The two-way relationship between biodiversity and humanity is at the core of this journal’s scope. Ecosystems provide us with the majority of our needs, and we are the biggest influence within those ecosystems on their distribution and functioning. It therefore follows that socioeconomic factors will influence and be influenced by biodiversity. A current focus of research is the indirect effects of contemporary and historical injustices on species distributions and traits, particularly in urban areas1.

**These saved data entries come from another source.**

static void compute_scales(orbx_extractor* h) {
  const orbx_config& c = h->cfg;
  const int L = c.nlevels;
  h->scale.assign(L, 1.f);
  h->sigma2.assign(L, 1.f);
  for (int i = 1; i < L; i++) {
    h->scale[i] = h->scale[i - 1] * c.scale_factor;
    h->sigma2[i] = h->scale[i] * h->scale[i];
  }
  h->inv_scale.resize(L);
  h->inv_sigma2.resize(L);
  for (int i = 0; i < L; i++) {
    h->inv_scale[i] = 1.0f / h->scale[i];
    h->inv_sigma2[i] = 1.0f / h->sigma2[i];
  }
  h->nfeat.assign(L, 0);
  const float factor = 1.0f / c.scale_factor;
  float nDesired = c.nfeatures * (1 - factor) / (1 - (float)pow((double)factor, (double)L));
  int sum = 0;
  for (int l = 0; l < L - 1; l++) {
    h->nfeat[l] = cv_round(nDesired);
    sum += h->nfeat[l];
    nDesired *= factor;
  }
  h->nfeat[L - 1] = std::max(c.nfeatures - sum, 0);
  const int HP = kHalfPatch;
  int v, v0;
  const int vmax = cv_floor(HP * sqrtf(2.f) / 2 + 1);
  const int vmin = (int)std::ceil(HP * sqrtf(2.f) / 2);
  const double hp2 = HP * HP;
  for (v = 0; v <= vmax; ++v) h->umax[v] = (int)lrint(sqrt(hp2 - v * v));
  for (v = HP, v0 = 0; v >= vmin; --v) {
    while (h->umax[v0] == h->umax[v0 + 1]) ++v0;
    h->umax[v] = v0;
    ++v0;
  }
  if (c.scale_mode == ORBX_SCALE_F) {
    for (int l = 0; l < L; ++l) {
      const unsigned vw = (unsigned)std::ceil(c.width * std::pow(0.8408964, l));
      h->scale[l] = ((float)c.width) / vw;
      h->inv_scale[l] = ((float)vw) / c.width;
    }
  }
}

static void gaussian7(int k[7]) {
  float cf[7];
  double sum = 0;
  for (int i = 0; i < 7; ++i) {
    const double x = i - 3.0;
    cf[i] = (float)std::exp(-0.5 / (2.0 * 2.0) * x * x);
    sum += cf[i];
  }
  sum = 1. / sum;
  for (int i = 0; i < 7; ++i) cf[i] = (float)(cf[i] * sum);
  for (int i = 0; i < 7; ++i) k[i] = cv_round(cf[i] * 256.f);
}

static void resize_tables(int sw, int sh, int dw, int dh, std::vector<int2>& xt, std::vector<int2>& yt,
                          int* xmax_out, int* area2x) {
  const double inv_sx = (double)dw / sw, inv_sy = (double)dh / sh;
  const double scale_x = 1. / inv_sx, scale_y = 1. / inv_sy;
  const int isx = (int)lrint(scale_x), isy = (int)lrint(scale_y);
  const bool fast = std::fabs(scale_x - isx) < DBL_EPSILON && std::fabs(scale_y - isy) < DBL_EPSILON;
  *area2x = (fast && isx == 2 && isy == 2) ? 1 : 0;
  xt.resize(dw);
  yt.resize(dh);
  int xmax = dw;
  for (int dx = 0; dx < dw; ++dx) {
    float fx = (float)((dx + 0.5) * scale_x - 0.5);
    int sx = cv_floor(fx);
    fx -= sx;
    if (sx < 0) { fx = 0; sx = 0; }
    if (sx + 1 >= sw) {
      xmax = std::min(xmax, dx);
      if (sx >= sw - 1) { fx = 0; sx = sw - 1; }
    }
    const int a0 = sat_short(cv_round((1.f - fx) * 2048)), a1 = sat_short(cv_round(fx * 2048));
    xt[dx] = make_int2(sx, (a0 & 0xFFFF) | (a1 << 16));
  }
  *xmax_out = xmax;
  auto clip = [](int x, int a, int b) { return x >= a ? (x < b ? x : b - 1) : a; };
  for (int dy = 0; dy < dh; ++dy) {
    float fy = (float)((dy + 0.5) * scale_y - 0.5);
    int sy = cv_floor(fy);
    fy -= sy;
    const int b0 = sat_short(cv_round((1.f - fy) * 2048)), b1 = sat_short(cv_round(fy * 2048));
    yt[dy] = make_int2(clip(sy, 0, sh) | (clip(sy + 1, 0, sh) << 16), (b0 & 0xFFFF) | (b1 << 16));
  }
}

struct PyrCols {
  int nct = 1;
  std::vector<int> lo, chi, ohi;
  int lpitch[kMaxLevels] = {};
};

static bool plan_pyr_cols(const ExtractParams& P, const std::vector<int2>& rtab, int nct, PyrCols& C) {
  const int L = P.L, WL = P.lv[L - 1].w;
  if (nct > 1 && WL / nct < 32) return false;
  C.nct = nct;
  C.lo.assign((size_t)nct * L, 0);
  C.chi.assign((size_t)nct * L, 0);
  C.ohi.assign((size_t)nct * L, 0);
  auto src_lo_x = [&](int l, int x) { return rtab[P.lv[l].xtab2 + std::min(x, P.lv[l].w - 1)].x; };
  auto src_hi_x = [&](int l, int x) { return rtab[P.lv[l].xtab2 + std::min(x, P.lv[l].w - 1)].x + 1; };
  for (int c = 0; c < nct; ++c) {
    C.lo[c * L + L - 1] = c == 0 ? 0 : ((int)((long long)c * WL / nct) & ~1);
    C.chi[c * L + L - 1] = C.ohi[c * L + L - 1] = (c + 1 < nct ? ((int)((long long)(c + 1) * WL / nct) & ~1) : WL) - 1;
  }
  for (int l = L - 2; l >= 0; --l)
    for (int c = 0; c < nct; ++c) C.lo[c * L + l] = c == 0 ? 0 : (src_lo_x(l + 1, C.lo[c * L + l + 1]) & ~1);
  for (int l = L - 2; l >= 0; --l)
    for (int c = 0; c < nct; ++c) {
      const int own_hi = c + 1 < nct ? C.lo[(c + 1) * L + l] - 1 : P.lv[l].w - 1;
      if (own_hi < C.lo[c * L + l]) return false;
      C.ohi[c * L + l] = own_hi;
      C.chi[c * L + l] = std::max(src_hi_x(l + 1, C.chi[c * L + l + 1]), l > 0 ? own_hi : 0);
    }
  for (int l = 0; l < L; ++l) {
    int p = 0;
    for (int c = 0; c < nct; ++c) {
      const int lo = C.lo[c * L + l], hi = C.chi[c * L + l];
      p = std::max(p, l == 0 ? ((hi - (lo & ~15) + 1 + 15) & ~15) : ((hi - lo + 1 + 8 + 15) & ~15));
    }
    if (const char* e = getenv("ORBX_PYR_PADMOD")) {
      const int m = (l == 0 ? atoi(e) & ~15 : atoi(e)) % 128, step = l == 0 ? 16 : 4;
      while (p % 128 != m) p += step;
    }
    C.lpitch[l] = p;
  }
  return true;
}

Two recent studies have examined the consequences of systemic racism for biodiversity within US cities. Redlining was an urban zoning policy that was in place from 1933 to 1968, under which areas were graded A to D according to how ‘safe’ they were perceived to be for real-estate investment. A and B areas had predominantly white populations and their grading subsequently led to greater investment, whereas C and D areas had a higher proportion of people of colour who were then excluded from these positive benefits. The structural inequities caused by redlining have persisted despite the end of the formal policy over 50 years ago. Writing in this issue of Nature Ecology & Evolution, Nelson-Olivieri et al. explore how urban noise levels are linked to past redlining and how noise influences wildlife. Using redlining grades combined with road, rail and aviation noise data from 83 US cities, the authors show that C and D areas are noisier than A and B ones in terms of both maximum volume of noise and spatial spread of noise. In a separate analysis, using data from the literature, they show that urban wildlife has a wide range of behavioural, physiological and population-level responses to noise. The behavioural responses include vocal calls, vigilance, foraging and mating, and the effects were particularly acute at the high noise levels most often found in redlined areas.

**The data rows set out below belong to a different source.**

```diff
-          slab.cdf[lane] = w[0]; slab.cdf[64 + lane] = w[1];
-          wave_lds_fence();
-          wc = valid ? slab.cdf[rank_c] : 0.0f;
-          wf = (valid && k.fine) ? slab.cdf[rank_f] : 0.0f;
-        }
-        if constexpr (NRM) {
-          const float bgn = k.white ? 1.0f - o.mask : 0.0f;
-          const float mx = wave_sum(wc * ncx + wf * nfx) + bgn, my = wave_sum(wc * ncy + wf * nfy) + bgn,
-                      mz = wave_sum(wc * ncz + wf * nfz) + bgn;
-          if (lane == 0) { float* q = k.normals + (size_t)ray * 3; q[0] = mx; q[1] = my; q[2] = mz; }
-        }
-        if constexpr (SEMP > 0) {
-          if (semT) {
-            const lds_float* sl = (const lds_float*)semT;
-            float mine = 0.0f;
-            for (int a = 0; a < k.A; ++a) {
-              const float sa = wave_sum(wc * sl[a * kSemPitch + lane] + wf * sl[a * kSemPitch + 64 + lane]);
-              if (lane == a) mine = sa;
-            }
-            if (lane < k.A) k.semantics[(size_t)ray * k.A + lane] = mine;
-          }
-        }
-      }
-      if constexpr (TAPS) {
-        if (lane == 0) {
-          if (k.near_plane) k.near_plane[ray] = near;
-          if (k.far_plane) k.far_plane[ray] = far;
-        }
-        if (valid) {
-          store_sample_tap(k.t_coarse, k.sigma_coarse, k.rgb_coarse, rs + lane, tc, c.sigma, c.r, c.g, c.b);
-          if (k.perm) {
-            k.perm[(size_t)ray * n + rank_c] = lane;
-            if (k.fine) k.perm[(size_t)ray * n + rank_f] = S + lane;
-          }
-        }
-        store_sorted_taps<2>(k, slab, w, ray, n, lane);
-      }
-      wave_lds_fence();
-      if (PROF) {
-        unsigned long long t6 = __builtin_readcyclecounter();
-        pc[4] += t1 - t0; pc[5] += t2 - t1; pc[6] += t3 - t2; pc[7] += t4 - t3; pc[8] += t5 - t4; pc[9] += t6 - t5; pc[10] += 1;
-      }
+      }
+      store_sorted_taps<2>(k, slab, w, ray, n, lane);
+    }
+    wave_lds_fence();
+    if (PROF) {
+      unsigned long long t6 = __builtin_readcyclecounter();
+      pc[4] += t1 - t0; pc[5] += t2 - t1; pc[6] += t3 - t2; pc[7] += t4 - t3; pc[8] += t5 - t4; pc[9] += t6 - t5; pc[10] += 1;
     }
     fly = fetch();
     if (lane == 0) store_pixel(k, ray, out_r, out_g, out_b, out_d, out_m);
     in = pre;
     cur = nxt;
     nxt = fly;
+    skip_run();
   }
   if (PROF && k.prof && lane == 0) {
     pc[11] = __builtin_readcyclecounter() - tk0;
```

Writing in Nature Human Behaviour, Ellis-Soto et al. use data from 195 US cities to show that redlined districts are substantially underrepresented in terms of biodiversity data collection2. Over time, the amount of both community science and professional sampling of bird diversity is lower in C and D districts. Such differences in data availability are likely to lead to less interest and investment in conservation in these areas, exacerbating the inequities.

It is important to note that these studies leave gaps unfilled. Although Nelson-Olivieri et al. demonstrate links between redlining and noise and between noise and biodiversity, they do not directly show the link between redlining and biodiversity. Similarly, Ellis-Soto et al. show that redlining is associated with fewer biodiversity observations but they do not assess biodiversity per se. Nevertheless, the studies contribute to a growing body of evidence that shows that urban biodiversity is strongly influenced by social inequalities1. Access to green spaces and clean air is more limited in deprived areas, and the size and extent of private gardens can affect biodiversity indicators such as pollinator diversity3. Although much of this research has been conducted in the Global North, the importance of urban biodiversity is being championed in other regions — such as in Kano City, Nigeria, where a project to restore native tree species to the city aims to benefit households and wellbeing4.

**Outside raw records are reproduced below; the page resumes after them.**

# anneouyang/OuterSPACE

Hardware: AMD Instinct MI355X
Metric: spgemm_output_nnz_per_s (higher is better)
Workload: dtype f64

## Files before the change

### outerspace_amd/csrc/osp_api.hip

```cpp
#include <hip/hip_runtime.h>

#include <algorithm>
#include <cmath>
#include <cstdarg>
#include <cstdio>
#include <cstdlib>
#include <chrono>
#include <cstring>
#include <functional>
#include <limits>
#include <map>
#include <memory>
#include <string>
#include <vector>

#include "../../include/outerspace_spgemm.h"
#include "../../include/outerspace_spgemm_masked.h"
#include "../../include/outerspace_spgemm_mcl.h"
#include "../../include/outerspace_spgemm_apply_mask.h"
#include "../../include/outerspace_spgemm_select.h"
#include "../../include/outerspace_spgemm_ewise.h"
#include "../../include/outerspace_spgemm_vector.h"
#include "../../include/outerspace_spgemm_mxm.h"
#include "../../include/outerspace_spgemm_transpose.h"
// ... 193 lines not shown
    uint64_t P = 0;
    const int algo = cfg.algorithm;
    if (algo != OSP_ALGO_OUTER && algo != OSP_ALGO_ROWWISE) throw Error(OSP_ERR_ARG, "unknown algorithm");
    const bool rowwise = algo == OSP_ALGO_ROWWISE && nnz && (uint64_t)nnz_b < 0xffffffffull && nnz < 0xffffffffull && !partials_only;
    ChunkTable<T> ct{};
    const uint64_t direct_min_nnz = getenv("OSP_DIRECT_MIN_NNZ") ? strtoull(getenv("OSP_DIRECT_MIN_NNZ"), nullptr, 10) : ((getenv("OSP_GATHER") && atoi(getenv("OSP_GATHER")) == 0) ? (8ull << 20) : (2ull << 20));
    const bool dense_avg = (long double)p_all * 8.0L >= 3.0L * (long double)M * (long double)N;
    const bool direct = nnz && (nnz >= direct_min_nnz || dense_avg) && (uint64_t)nnz_b < 0xffffffffull && nnz < 0xffffffffull && !partials_only &&
                        !(getenv("OSP_DIRECT") && atoi(getenv("OSP_DIRECT")) == 0);
    const uint64_t direct_max = std::min<uint64_t>(getenv("OSP_DIRECT_MAX") ? strtoull(getenv("OSP_DIRECT_MAX"), nullptr, 10) : kSplitRowMax,
                                                   kDirectDenseMax);
    const int gather_env = getenv("OSP_GATHER") ? atoi(getenv("OSP_GATHER")) : 2;
    const bool gather_ok = nnz && !rowwise && !partials_only && (uint64_t)nnz_b < 0xffffffffull && nnz < 0xffffffffull;
    const bool gather_short = gather_ok && gather_env >= 2 && direct;
    ShortRuns<T> srun{};
    DirectSrc dsrc{};
    uint32_t n_long_rows = 1;
    if (nnz == 0) {
        OSP_HIP(hipMemsetAsync(row_off, 0, (M + 1) * sizeof(uint64_t), s));
    } else {
        Scratch ss(ctx);
        Scratch &keep = (rowwise || direct || gather_short) ? sc : ss;
        const RowSort rs(ss, nnz, std::max(1, bits_for(M)));
        uint32_t *rows_sorted = (gather_short ? keep : ss).template get<uint32_t>(nnz), *perm = keep.get<uint32_t>(nnz), *w_sorted = ss.get<uint32_t>(nnz);
        uint32_t *bs_sorted = (rowwise || direct || gather_short) ? keep.get<uint32_t>(nnz) : nullptr;
        uint32_t *rowfirst = keep.get<uint32_t>(M + 1);
        uint64_t *offs_sorted = keep.get<uint64_t>(nnz + 1);
        uint64_t *scan_tmp = ss.get<uint64_t>(scan_scratch_entries(std::max<uint64_t>(nnz, M + 1)));
        const bool table = rowwise || direct || gather_short;
        const bool with_av = gather_ok && gather_env >= 1 && (direct || gather_short);
        T *av_sorted = with_av ? keep.get<T>(nnz) : nullptr;
        uint32_t *w = ss.get<uint32_t>(with_av ? 4 * nnz : table ? 2 * nnz : nnz);
        uint32_t *bs = table ? w : nullptr;
        sym_chunk_len_kernel<<<grid_for(nnz, 256), 256, 0, s>>>(a_colptr, b_rowptr, k0, k1, e0, nnz, w, bs,
                                                                with_av ? reinterpret_cast<const uint32_t *>(a_vals) : nullptr, (uint32_t)(sizeof(T) / 4));
        SymEpilogue sym_ep{w, bs, rows_sorted, perm, w_sorted, bs_sorted};
        if (with_av) { sym_ep.av_sorted = av_sorted; sym_ep.vwords = (uint32_t)(sizeof(T) / 4); }
        rs.sort(a_rowidx + e0, sym_ep);
        device_exclusive_scan<LoadU32As64, uint64_t>(LoadU32As64{w_sorted}, nnz, offs_sorted, scan_tmp, s);
        sym_row_offsets_kernel<<<grid_for(M + 1, 256), 256, 0, s>>>(rows_sorted, offs_sorted, nnz, M, row_off, rowfirst);
        const uint64_t rw_cap = (rowwise || gather_short) ? (uint64_t)TileCap<T>::value : 0ull;
        const bool expand_rows_on = gather_short && !(getenv("OSP_EXPAND_ROWS") && atoi(getenv("OSP_EXPAND_ROWS")) == 0);
        if (!expand_rows_on) sym_scatter_offsets_kernel<<<grid_for(nnz, 256), 256, 0, s>>>(perm, offs_sorted, rows_sorted, row_off, rw_cap, nnz, chunk_off);
        if (partials_only || rowwise || row_sharded) P = d2h(offs_sorted + nnz, s);
        else P = kPartialsOnDevice;
        if (direct) {
            dsrc = DirectSrc{rowfirst, offs_sorted, bs_sorted, perm, b_colidx, chunk_off, direct_max};
            dsrc.b_rowptr = b_rowptr; dsrc.K = K; dsrc.nnz_b = (uint64_t)nnz_b; dsrc.keep = &sc;
            dsrc.gather = gather_ok && gather_env >= 1;
            dsrc.expand_rows = expand_rows_on;
            if (expand_rows_on) { dsrc.chunk_off_ready = false; dsrc.rows_sorted = rows_sorted; dsrc.row_off = row_off; dsrc.rw_cap = rw_cap; dsrc.nnz = nnz; }
            dsrc.a_vals = with_av ? (const void *)av_sorted : (const void *)(a_vals + e0); dsrc.av_in_order = with_av; dsrc.b_vals = b_vals;
            if (dsrc.gather) {
                dsrc.gstat = (unsigned long long *)sc.get<uint64_t>(3);
                zero_async(s, {{dsrc.gstat, 3 * sizeof(uint64_t)}});
            }
        }
        if (gather_short) {
            const ShortRunFlag sf{offs_sorted};
            uint32_t *cidx = ss.get<uint32_t>(nnz + 1), *cidx_tmp = ss.get<uint32_t>(scan_scratch_entries(nnz + 1));
            device_exclusive_scan<ShortRunFlag, uint32_t>(sf, nnz, cidx, cidx_tmp, s);
            RunDesc<T> *runs0 = sc.get<RunDesc<T>>(nnz);
            uint32_t *rowfirst0 = sc.get<uint32_t>(M + 1);
            short_runs_kernel<T><<<grid_for(nnz, 256), 256, 0, s>>>(sf, cidx, nnz, bs_sorted, av_sorted, runs0);
            short_rowfirst_kernel<<<grid_for(M + 1, 256), 256, 0, s>>>(rowfirst, cidx, M, rowfirst0);
            srun = ShortRuns<T>{runs0, rowfirst0, b_colidx, b_vals};
        }
        if (rowwise) {
            ct = ChunkTable<T>{offs_sorted, bs_sorted, perm, rowfirst, a_vals + e0, b_colidx, b_vals, (uint32_t)rw_cap, 1u};
            uint32_t *flag_scan = ss.get<uint32_t>(M + 1);
            device_exclusive_scan<HeavyRowFlag, uint32_t>(HeavyRowFlag{row_off, 0, (uint32_t)rw_cap}, M, flag_scan, (uint32_t *)scan_tmp, s);
            n_long_rows = d2h(flag_scan + M, s);
        }
    }
    tm.end(PH_SYM);
    res->info.partials = P;

    OuterProducer<T> prod;
    prod.ctx = ctx; prod.res = res;
    prod.a_colptr = a_colptr; prod.a_rowidx = a_rowidx; prod.a_vals = a_vals;
    prod.b_rowptr = b_rowptr; prod.b_colidx = b_colidx; prod.b_vals = b_vals;
    prod.k0 = k0; prod.k1 = k1; prod.e0 = e0; prod.chunk_off = chunk_off;
    const uint64_t nk = k1 - k0;
    prod.a_start = sc.get<int64_t>(nk); prod.a_cnt = sc.get<uint32_t>(nk);
    prod.prod = sc.get<uint64_t>(nk); prod.prod_off = sc.get<uint64_t>(nk + 1);
    prod.scan_tmp = sc.get<uint64_t>(scan_scratch_entries(nk));
    prod.nothing_staged = rowwise && n_long_rows == 0;
    prod.short_gathered = gather_short;
    if ((dsrc.gather || gather_short) && nnz && !partials_only) {
        prod.nnz = nnz;
        prod.kscan = sc.get<uint32_t>(nnz + 1);
        prod.kscan_tmp = sc.get<uint32_t>(scan_scratch_entries(std::max<uint64_t>(nnz, k1 - k0) + 1));
        prod.elist = sc.get<uint32_t>(nnz);
        prod.cscan = sc.get<uint32_t>(k1 - k0 + 1);
        prod.klist = sc.get<uint32_t>(k1 - k0 + 1);
    }

    if (partials_only) {
        if (row_sharded) throw Error(OSP_ERR_ARG, "partial products of a row shard are not supported");
        res->partials = true;
        res->rowptr = (int64_t *)ctx->alloc((M + 1) * sizeof(int64_t));
        OSP_HIP(hipMemcpyAsync(res->rowptr, row_off, (M + 1) * sizeof(uint64_t), hipMemcpyDeviceToDevice, s));
        res->vals = ctx->alloc(std::max<uint64_t>(P, 1) * sizeof(Part<T>));
        res->info.panels = 1;
        res->info.nnz_c = P;
        res->info.row_begin = 0;
        res->info.row_end = M;
        tm.begin(PH_MUL);
        if (P) prod.produce(0, M, true, 0, P, (Part<T> *)res->vals, tm, nullptr, nullptr);
        tm.end(PH_MUL);
        finish_timing(res, ev, tm, s);
        return;
    }
    const uint64_t off_lo = 0, P_rows = P;
    merge_pipeline<T>(ctx, res, prod, M, N, row_off, P_rows, cfg.partial_capacity, tm, r_lo, r_hi, off_lo, sink,
                      rowwise ? &ct : nullptr, (direct && nnz) ? &dsrc : nullptr, nullptr, gather_short ? &srun : nullptr);

    finish_timing(res, ev, tm, s);
    if (gather_short) res->info.gathered_short_partials = res->info.partials - res->info.heavy_partials;
    if (dsrc.gstat && res->info.direct_rows) {
        uint64_t gs[3] = {0, 0, 0};
        copy_d2h(gs, dsrc.gstat, sizeof(gs), s);
        res->info.gathered_rows = gs[0]; res->info.gathered_partials = gs[1]; res->info.gathered_runs = gs[2];
    }
    if (getenv("OSP_VERBOSE")) {
        fprintf(stderr, "[osp] product done in %.1f ms; pool misses so far: %llu hipMalloc calls, %.1f GB, %.1f ms\n", res->info.ms_total,
                (unsigned long long)ctx->malloc_calls, ctx->malloc_bytes / 1e9, ctx->malloc_ms);
    }
}
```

The contributions of nature to human wellbeing makes social inequalities in proximity to and experience of nature particularly concerning. The concept of nature connectedness represents the emotional connection that is required to trigger the positive cycle of benefits between the wellbeing of humans and ecosystems5. A deeper understanding of this connection is explored in a recent study by Fisher et al.6 in Nature Sustainability. They apply a trait-based approach to get a granular picture of which species’ traits (for example, sound, colour or smell) are associated with which aspects of human wellbeing, and how much redundancy and complementarity there is between these traits. The majority of ecological traits they studied had positive effects on wellbeing, and when traits did have negative wellbeing effects a smaller number of species were involved. This suggests that there are many positive effects yet to be documented, whereas the negative effects are mostly known and therefore easier to manage. This kind of understanding could lead to more tailored approaches to biodiversity conservation and restoration in urban areas that take the needs of people into account.

Patterns of discrimination within cities is just one dimension of the human influence on biodiversity, and the studies discussed here add to a larger body of research on the long shadow of human history on the natural world. In particular, European colonialism has left a lasting mark on diversity in urban and rural areas around the world. The spread of alien species was facilitated by the expansion of European empires, and differences between those empires are detectable in the alien floras of today7. More broadly, the long-term dynamics of forest growth and carbon across multiple global regions have been governed by colonial history8 and the distribution of herbaria samples shows the imbalance between the Global North and South9.

It is increasingly clear that biodiversity patterns cannot be disentangled from broader socioeconomic and socioecological systems. In recognition of this systems-oriented lens, our new sister journal Nature Cities, which launches this month, will offer a forum for urban research across a broad range of disciplines.